======== Records for this task ========

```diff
@@ -1482,6 +1628,21 @@
                           srf::ColSplit{{g_b1a, g_b1b, nullptr, nullptr}, {C, C, 0, 0}})))
       return rc;
   }
+#if SRF_CONV2_DGRAD_LDSW
+  if (parts & SRF_CNNFE_BWD_DATA) {
+    int grid = g_dgrad_workgroups;
+    if (grid <= 0) {
+      int dev = 0;
+      SRF_HIP_TRY(hipGetDevice(&dev));
+      SRF_HIP_TRY(hipDeviceGetAttribute(&grid, hipDeviceAttributeMultiprocessorCount, dev));
+    }
+    SRF_HIP_TRY(hipFuncSetAttribute((const void*)conv2_dgrad_ldsw_kernel, hipFuncAttributeMaxDynamicSharedMemorySize,
+                                    (int)kDlLds));
+    hipLaunchKernelGGL(conv2_dgrad_ldsw_kernel, dim3(grid), dim3(64 * kDlWaves), kDlLds, st, w.g_ab,
+                       (const _Float16*)w.wq2h, d, w.g_x1, (const float*)w.gmax, kBnBlocks, (const float*)w.wdsc);
+    SRF_LAUNCH_CHECK("conv2_dgrad_ldsw");
+  }
+#else
   if (parts & SRF_CNNFE_BWD_DATA) {
     DgCls cls{};
     for (int c = 0; c < 4; ++c) {
@@ -1494,6 +1655,7 @@
                        (const float*)w.wdsc);
     SRF_LAUNCH_CHECK("conv2_dgrad32");
   }
+#endif
   const WgDiv dv{make_fastdiv(d.F2), make_fastdiv(d.T2)};
   const int nsplit = kWgrad32Splits;
   if ((parts & SRF_CNNFE_BWD_WGRAD) && wgrad_by_rows(d)) {
```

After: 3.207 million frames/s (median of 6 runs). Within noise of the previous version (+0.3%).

========

■ Your goal ■
Go through the records. Copy each line where "const" appears.

■ Your solution ■
+    SRF_HIP_TRY(hipFuncSetAttribute((const void*)conv2_dgrad_ldsw_kernel, hipFuncAttributeMaxDynamicSharedMemorySize,
+                       (const _Float16*)w.wq2h, d, w.g_x1, (const float*)w.gmax, kBnBlocks, (const float*)w.wdsc);
                        (const float*)w.wdsc);
   const WgDiv dv{make_fastdiv(d.F2), make_fastdiv(d.T2)};
   const int nsplit = kWgrad32Splits;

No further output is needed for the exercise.